Supplementary Material

Supplementary Material

Acknowledgements

Leukaemia Research Fund (LRF) provided principal funding for the study (LRF05001 and 06002). Additional funding was provided by CLL Global Research Foundation, Cancer Research UK (C1298/A8362 supported by the Bobby Moore Fund), and the Arbib Fund. Dalemari Crowther-Swanepoel (DC-S) was in receipt of a PhD studentship from the Institute of Cancer Research.

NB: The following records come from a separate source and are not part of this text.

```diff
@@ -21,12 +21,15 @@
       for (int i = 0; i < 5; ++i) tot[i] += tk[i + 1] - tk[i];
     }
   }
+  __device__ __forceinline__ void last_stage_begin() { l0 = clock64(); }
+  __device__ __forceinline__ void last_stage_end() { t_last += clock64() - l0; }
   __device__ __forceinline__ void tile_epilogue_begin() { e0 = clock64(); }
   __device__ __forceinline__ void tile_epilogue_end() { t_epi += clock64() - e0; }
   __device__ __forceinline__ void publish() {
     if (blockIdx.x == 100 && threadIdx.x == 0) {
       g_blk_clock[0] = clock64() - c0; g_blk_clock[1] = wall_clock64() - w0; g_blk_clock[2] = t_epi;
-      for (int i = 0; i < 7; ++i) g_blk_clock[3 + i] = (long long)tot[i];
+      for (int i = 0; i < 6; ++i) g_blk_clock[3 + i] = (long long)tot[i];
+      g_blk_clock[9] = t_last;
     }
   }
 };
@@ -37,6 +40,8 @@
 struct BlkClock {
   __device__ __forceinline__ void tick(int) {}
   __device__ __forceinline__ void stage_end() {}
+  __device__ __forceinline__ void last_stage_begin() {}
+  __device__ __forceinline__ void last_stage_end() {}
   __device__ __forceinline__ void tile_epilogue_begin() {}
   __device__ __forceinline__ void tile_epilogue_end() {}
   __device__ __forceinline__ void publish() {}
@@ -329,13 +334,101 @@
     if (k >= NMMA - NDSW) __builtin_amdgcn_sched_group_barrier(0x200, 1, 0);
   }
 }
-
-template <int TERMS, bool FIRST>
+template <int NMMA, int NDSR, int NLOAD, int NVALU, int NDSW>
+__device__ __forceinline__ void pin_region_head() {
+  constexpr int kValuPer = (NVALU + NMMA - 1) / NMMA, kRdPer = (NDSR + NMMA - 1) / NMMA;
+#pragma unroll
+  for (int k = 0; k < NMMA; ++k) {
+    __builtin_amdgcn_sched_group_barrier(0x008, 1, 0);
+    __builtin_amdgcn_sched_group_barrier(0x100, kRdPer, 0);
+    if (k < NLOAD) __builtin_amdgcn_sched_group_barrier(0x020, 1, 0);
+    __builtin_amdgcn_sched_group_barrier(0x002, kValuPer, 0);
+  }
+  __builtin_amdgcn_sched_group_barrier(0x200, NDSW, 0);
+}
+
+struct TileDst {
+  __amdgpu_buffer_rsrc_t dr;
+  unsigned voff, row_bytes;
+  float out_scale;
+};
+constexpr int kStoreNt = 2;
+template <int TERMS, int MQ, int E0 = 0, int E1 = 16>
+__device__ __forceinline__ void retire_rows(const f32x16 (&acc)[3][4], const TileDst& d) {
+#pragma unroll
+  for (int e = E0; e < E1; ++e) {
+    const unsigned roff = d.voff + (unsigned)(32 * MQ + (e & 3) + 8 * (e >> 2)) * d.row_bytes;
+    const float t1 = acc[0][MQ][e], t2 = acc[1][MQ][e], t3 = acc[2][MQ][e];
+    u32x2 c;
+    c[0] = __builtin_bit_cast(unsigned, TERMS == 3 ? (t1 - t2) * d.out_scale : t1 - t2);
+    c[1] = __builtin_bit_cast(unsigned, TERMS == 3 ? (t3 - t1 - t2) * d.out_scale : t3 - t1 - t2);
+    __builtin_amdgcn_raw_buffer_store_b64(c, d.dr, roff, 0, kStoreNt);
+  }
+}
+
+template <int TERMS>
+constexpr int mma_code(int k) {
+  int n = 0;
+  for (int pa = 0; pa < pieces_of(TERMS); ++pa)
+    for (int pb = 0; pb < pieces_of(TERMS); ++pb) {
+      if ((TERMS == 6 && pa + pb > 2) || (TERMS == 3 && pa + pb > 1)) continue;
+      for (int p = 0; p < 3; ++p)
+        if (n++ == k) return (pa * 3 + pb) * 3 + p;
+    }
+  return -1;
+}
+template <int TERMS, int M, int K>
+__device__ __forceinline__ void mma_one(const AFrags& Fa, const AFrags& Fb, const AFrags& Fc, const BSet<pieces_of(TERMS)>& B,
+                                        f32x16 (&acc)[3][4]) {
+  constexpr int code = mma_code<TERMS>(K), pa = code / 9, pb = code / 3 % 3, p = code % 3;
+  static_assert(code >= 0, "no such matrix instruction in a region");
+  const AFrags& A = pa == 0 ? Fa : pa == 1 ? Fb : Fc;
+  acc[p][M] = mma_t<TERMS>(A.a[p], B.b[p][pb], acc[p][M]);
+}
+template <int TERMS, int M, int K>
+__device__ __forceinline__ void retire_slot(const AFrags& Fa, const AFrags& Fb, const AFrags& Fc, const BSet<pieces_of(TERMS)>& B,
+                                            f32x16 (&acc)[3][4], const TileDst& d) {
+  constexpr int kN = 3 * (TERMS == 3 ? 3 : TERMS), kS = kN / 3, kR = kN - kS;
+  constexpr int kRet = TERMS == 3 ? 9 : 7;
+  constexpr int e0 = (K - kS) * 16 / kR, e1 = (K - kS + 1) * 16 / kR;
+  mma_one<TERMS, M, K>(Fa, Fb, Fc, B, acc);
+  retire_rows<TERMS, M - 1, e0, e1>(acc, d);
+  __builtin_amdgcn_sched_group_barrier(0x008, 1, 0);
+#pragma unroll
+  for (int e = e0; e < e1; ++e) {
+    __builtin_amdgcn_sched_group_barrier(0x002, kRet, 0);
+    __builtin_amdgcn_sched_group_barrier(0x040, 1, 0);
+  }
+  __builtin_amdgcn_sched_barrier(0);
+}
+template <int TERMS, int M, int K0, int... K>
+__device__ __forceinline__ void retire_slots(const AFrags& Fa, const AFrags& Fb, const AFrags& Fc, const BSet<pieces_of(TERMS)>& B,
+                                             f32x16 (&acc)[3][4], const TileDst& d, std::integer_sequence<int, K...>) {
+  (retire_slot<TERMS, M, K0 + K>(Fa, Fb, Fc, B, acc, d), ...);
+}
+template <int TERMS, int M, int... K>
+__device__ __forceinline__ void mma_head(const AFrags& Fa, const AFrags& Fb, const AFrags& Fc, const BSet<pieces_of(TERMS)>& B,
+                                         f32x16 (&acc)[3][4], std::integer_sequence<int, K...>) {
+  (mma_one<TERMS, M, K>(Fa, Fb, Fc, B, acc), ...);
+}
+template <int TERMS, int M, int NLOAD, int NVALU, int NDSW>
+__device__ __forceinline__ void run_retire_region(const AFrags& Fa, const AFrags& Fb, const AFrags& Fc,
+                                                  const BSet<pieces_of(TERMS)>& B, f32x16 (&acc)[3][4], const TileDst& d) {
+  constexpr int kN = 3 * (TERMS == 3 ? 3 : TERMS), kS = kN / 3;
+  mma_head<TERMS, M>(Fa, Fb, Fc, B, acc, std::make_integer_sequence<int, kS>{});
+  pin_region_head<kS, 3 * pieces_of(TERMS), NLOAD, NVALU, NDSW>();
+  __builtin_amdgcn_sched_barrier(0);
+  retire_slots<TERMS, M, kS>(Fa, Fb, Fc, B, acc, d, std::make_integer_sequence<int, kN - kS>{});
+}
+
+template <int TERMS, bool FIRST, bool LAST>
 __device__ __forceinline__ void run_stage_block(const BSet<pieces_of(TERMS)>& Bc, BSet<pieces_of(TERMS)>& Bn, RawA& raw, AFrags& F0,
                                                 AFrags& F1, AFrags& F2, AFrags& F3,
                                                 f32x16 (&acc)[3][4], const unsigned char* rd, const unsigned char* rd_next,
                                                 unsigned char* wr, const TileAt& tb, unsigned sb_off, unsigned b_voff, const TileAt& ta,
-                                                unsigned sa_off, unsigned a_voff, unsigned row64, const float scale, BlkClock& clk) {
+                                                unsigned sa_off, unsigned a_voff, unsigned row64, const float scale, const TileDst& dst,
+                                                BlkClock& clk) {
+  static_assert(!(FIRST && LAST), "a tile has two K-stages at least");
   constexpr int NP = pieces_of(TERMS);
   constexpr int kN = TERMS == 9 ? 27 : TERMS == 6 ? 18 : 9;
   constexpr int kSplit = NP == 3 ? 32 : 20;
@@ -356,18 +449,26 @@
   if constexpr (NP == 3) read_frags<NP, 1, 2>(F2, rd);
   read_frags<NP, 2, 0>(F0, rd);
   split_part<NP, 0, 1>(raw, wr, scale); split_part<NP, 0, 2>(raw, wr, scale);
-  mma_rows<TERMS, 1, 0, FIRST>(F3, Bc, acc); mma_rows<TERMS, 1, 1, FIRST>(F1, Bc, acc);
-  if constexpr (NP == 3) mma_rows<TERMS, 1, 2, FIRST>(F2, Bc, acc);
-  pin_region<kN, kRd, 0, 2 * kSplit + 4, 2 * NP>();
+  if constexpr (LAST) {
+    run_retire_region<TERMS, 1, 0, 2 * kSplit + 4, 2 * NP>(F3, F1, F2, Bc, acc, dst);
+  } else {
+    mma_rows<TERMS, 1, 0, FIRST>(F3, Bc, acc); mma_rows<TERMS, 1, 1, FIRST>(F1, Bc, acc);
+    if constexpr (NP == 3) mma_rows<TERMS, 1, 2, FIRST>(F2, Bc, acc);
+    pin_region<kN, kRd, 0, 2 * kSplit + 4, 2 * NP>();
+  }
   clk.tick(2);
   __builtin_amdgcn_sched_barrier(0);
   read_frags<NP, 2, 1>(F1, rd);
   if constexpr (NP == 3) read_frags<NP, 2, 2>(F2, rd);
   read_frags<NP, 3, 0>(F3, rd);
   split_part<NP, 1, 0>(raw, wr, scale); split_part<NP, 1, 1>(raw, wr, scale);
-  mma_rows<TERMS, 2, 0, FIRST>(F0, Bc, acc); mma_rows<TERMS, 2, 1, FIRST>(F1, Bc, acc);
-  if constexpr (NP == 3) mma_rows<TERMS, 2, 2, FIRST>(F2, Bc, acc);
-  pin_region<kN, kRd, 0, 2 * kSplit, 2 * NP>();
+  if constexpr (LAST) {
+    run_retire_region<TERMS, 2, 0, 2 * kSplit, 2 * NP>(F0, F1, F2, Bc, acc, dst);
+  } else {
+    mma_rows<TERMS, 2, 0, FIRST>(F0, Bc, acc); mma_rows<TERMS, 2, 1, FIRST>(F1, Bc, acc);
+    if constexpr (NP == 3) mma_rows<TERMS, 2, 2, FIRST>(F2, Bc, acc);
+    pin_region<kN, kRd, 0, 2 * kSplit, 2 * NP>();
+  }
   clk.tick(3);
   __builtin_amdgcn_sched_barrier(0);
   read_frags<NP, 3, 1>(F1, rd);
@@ -375,9 +476,13 @@
   read_frags<NP, 0, 0>(F0, rd_next);
   split_part<NP, 1, 2>(raw, wr, scale);
   load_raw<0>(raw, ta, a_voff, row64, sa_off);
-  mma_rows<TERMS, 3, 0, FIRST>(F3, Bc, acc); mma_rows<TERMS, 3, 1, FIRST>(F1, Bc, acc);
-  if constexpr (NP == 3) mma_rows<TERMS, 3, 2, FIRST>(F2, Bc, acc);
-  pin_region<kN, kRd, 2, kSplit + 4, NP>();
+  if constexpr (LAST) {
+    run_retire_region<TERMS, 3, 2, kSplit + 4, NP>(F3, F1, F2, Bc, acc, dst);
+  } else {
+    mma_rows<TERMS, 3, 0, FIRST>(F3, Bc, acc); mma_rows<TERMS, 3, 1, FIRST>(F1, Bc, acc);
+    if constexpr (NP == 3) mma_rows<TERMS, 3, 2, FIRST>(F2, Bc, acc);
+    pin_region<kN, kRd, 2, kSplit + 4, NP>();
+  }
   __builtin_amdgcn_sched_barrier(0);
   load_raw<1>(raw, ta, a_voff, row64, sa_off);
   clk.tick(4);
@@ -477,40 +582,35 @@
 
   for (int u = q; u < total; u += blocks_per_xcd) {
     f32x16 acc[3][4];
-#define EQA_STAGE(FIRST, BC, BN, RAW)                                                                                                 \
+    TileDst dst;
+#define EQA_STAGE(FIRST, LAST, BC, BN, RAW)                                                                                           \
   {                                                                                                                                  \
     const unsigned r1 = step(rbuf), r2 = step(r1);                                                                                   \
-    run_stage_block<TERMS, FIRST>(BC, BN, RAW, F0, F1, F2, F3, acc, lds + rbuf + lane * 16, lds + r1 + lane * 16, lds + r2 + sp_lds, \
-                                  tb, sb * b_stage_bytes, b_voff, ta, sa * a_stage, a_voff, row64, a_scale, clk);                            \
+    run_stage_block<TERMS, FIRST, LAST>(BC, BN, RAW, F0, F1, F2, F3, acc, lds + rbuf + lane * 16, lds + r1 + lane * 16,              \
+                                        lds + r2 + sp_lds, tb, sb * b_stage_bytes, b_voff, ta, sa * a_stage, a_voff, row64, a_scale,  \
+                                        dst, clk);                                                                                   \
     next_a(); next_b();                                                                                                              \
     rbuf = r1;                                                                                                                       \
   }
-    EQA_STAGE(true, B0, B1, raw0)
-    EQA_STAGE(false, B1, B0, raw1)
+    EQA_STAGE(true, false, B0, B1, raw0)
     for (int s = 2; s < S; s += 2) {
-      EQA_STAGE(false, B0, B1, raw0)
-      EQA_STAGE(false, B1, B0, raw1)
+      EQA_STAGE(false, false, B1, B0, raw1)
+      EQA_STAGE(false, false, B0, B1, raw0)
     }
+    {
+      const int rows = __builtin_amdgcn_readfirstlane(min(kBlkM, M - row0));
+      dst.dr = __builtin_amdgcn_make_buffer_rsrc(Mo + ((size_t)f * pitch + row0) * mo_row, 0, (unsigned)(rows * mo_row * 4), 0x00020000);
+      const int i = lane & 31, h = lane >> 5;
+      dst.voff = (unsigned)((4 * h * mo_row + (size_t)(32 * ct + i) * 2) * 4);
+      dst.row_bytes = (unsigned)(mo_row * 4);
+      dst.out_scale = out_scale;
+    }
+    clk.last_stage_begin();
+    EQA_STAGE(false, true, B1, B0, raw1)
+    clk.last_stage_end();
 #undef EQA_STAGE
     clk.tile_epilogue_begin();
-    {
-      const int rows = __builtin_amdgcn_readfirstlane(min(kBlkM, M - row0));
-      const __amdgpu_buffer_rsrc_t dr =
-          __builtin_amdgcn_make_buffer_rsrc(Mo + ((size_t)f * pitch + row0) * mo_row, 0, (unsigned)(rows * mo_row * 4), 0x00020000);
-      const int i = lane & 31, h = lane >> 5;
-      const unsigned voff = (unsigned)((4 * h * mo_row + (size_t)(32 * ct + i) * 2) * 4);
-#pragma unroll
-      for (int m = 0; m < 4; ++m)
-#pragma unroll
-        for (int e = 0; e < 16; ++e) {
-          const unsigned roff = voff + (unsigned)((32 * m + (e & 3) + 8 * (e >> 2)) * mo_row * 4);
-          const float t1 = acc[0][m][e], t2 = acc[1][m][e], t3 = acc[2][m][e];
-          u32x2 c;
-          c[0] = __builtin_bit_cast(unsigned, TERMS == 3 ? (t1 - t2) * out_scale : t1 - t2);
-          c[1] = __builtin_bit_cast(unsigned, TERMS == 3 ? (t3 - t1 - t2) * out_scale : t3 - t1 - t2);
-          __builtin_amdgcn_raw_buffer_store_b64(c, dr, roff, 0, 0);
-        }
-    }
+    retire_rows<TERMS, 3>(acc, dst);
     int nf, nrow0, nct;
     TileAt unused_t;
     unsigned unused_o;
```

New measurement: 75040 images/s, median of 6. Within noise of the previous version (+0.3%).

This study makes use of data generated by the Wellcome Trust Case-Control Consortium 1 and 2. A full list of the investigators who contributed to the generation of the data is available from www.wtccc.org.uk. Funding for the project was provided by the Wellcome Trust under award 076113 and 085475. In the UK NHS funding for the Royal Marsden Biomedical Research Centre is acknowledged. EC and AE acknowledge Fundacion Genoma España and CICYT funding (SAF 08/3630) and the RTICC from the Insituto de Salud Carlos III. AC and MT acknowledge Xunta de Galicia funding for Spanish control population (PGIDIT 08CSA005208PR) and the support of the Spanish National Genotyping Center (USC Node). We would like to thank Dr Leonid Padyukov, Karolinska Institutet, Stockholm, Sweden, and the EIRA group for providing control samples from the Swedish population for the Swedish replication study. We also acknowledge the work of Sue Richards and Rachel Wade (CTSU, Oxford) in furbishing survival data from CLL-4. We are grateful to all clinicians for their involvement in patient ascertainment. Finally we are grateful to all the patients and other individuals for their participation.

Footnotes

Author Contributions

RSH designed, obtained funding, directed the study, and oversaw analyses. RSH drafted the manuscript, with help from DC-S, PB, MCDB and SED. MCDB performed statistical analyses. DC-S, MCDB, SED performed bioinformatics analyses. RSH and DC established the parent study. RSH, DC and DC-S developed patient recruitment, sample acquisition and performed sample collection of cases. For the GWA and UK-replication series 1, DC-S and PB supervised laboratory management and oversaw genotyping of cases. DC-S conducted sequencing. JMA and DJA conceived of the Newcastle-based CLL study. JMA established the study, supervised laboratory management and oversaw genotyping of cases and controls. NJS performed sample management of cases and controls. AGH developed the Newcastle Haematology Biobank, incorporating the Newcastle-based CLL study. TM-F, GHJ, GS, RJH, ARP, DO, DJA, JRB, GP, CP, and CF developed patient recruitment, sample acquisition and performed sample collection of cases. Coordinated of the Spain replication series was conducted by EC and AE. EC and AE provided CLL samples and AC controls and compiled detailed phenotypic information from cases and controls respectively. Genotyping was performed by MT and AC and MT supervised laboratory management and quality control. For the Swedish case-control study MM performed sample collection and prepared DNA. RR performed sample collection for all cases, while JJ, GJ and KES performed sample collection of cases in the SCALE study. PB and DC-S performed genotyping of cases and controls.

All authors contributed to the final paper.

Competing Interests Statement

The authors declare no competing financial interests.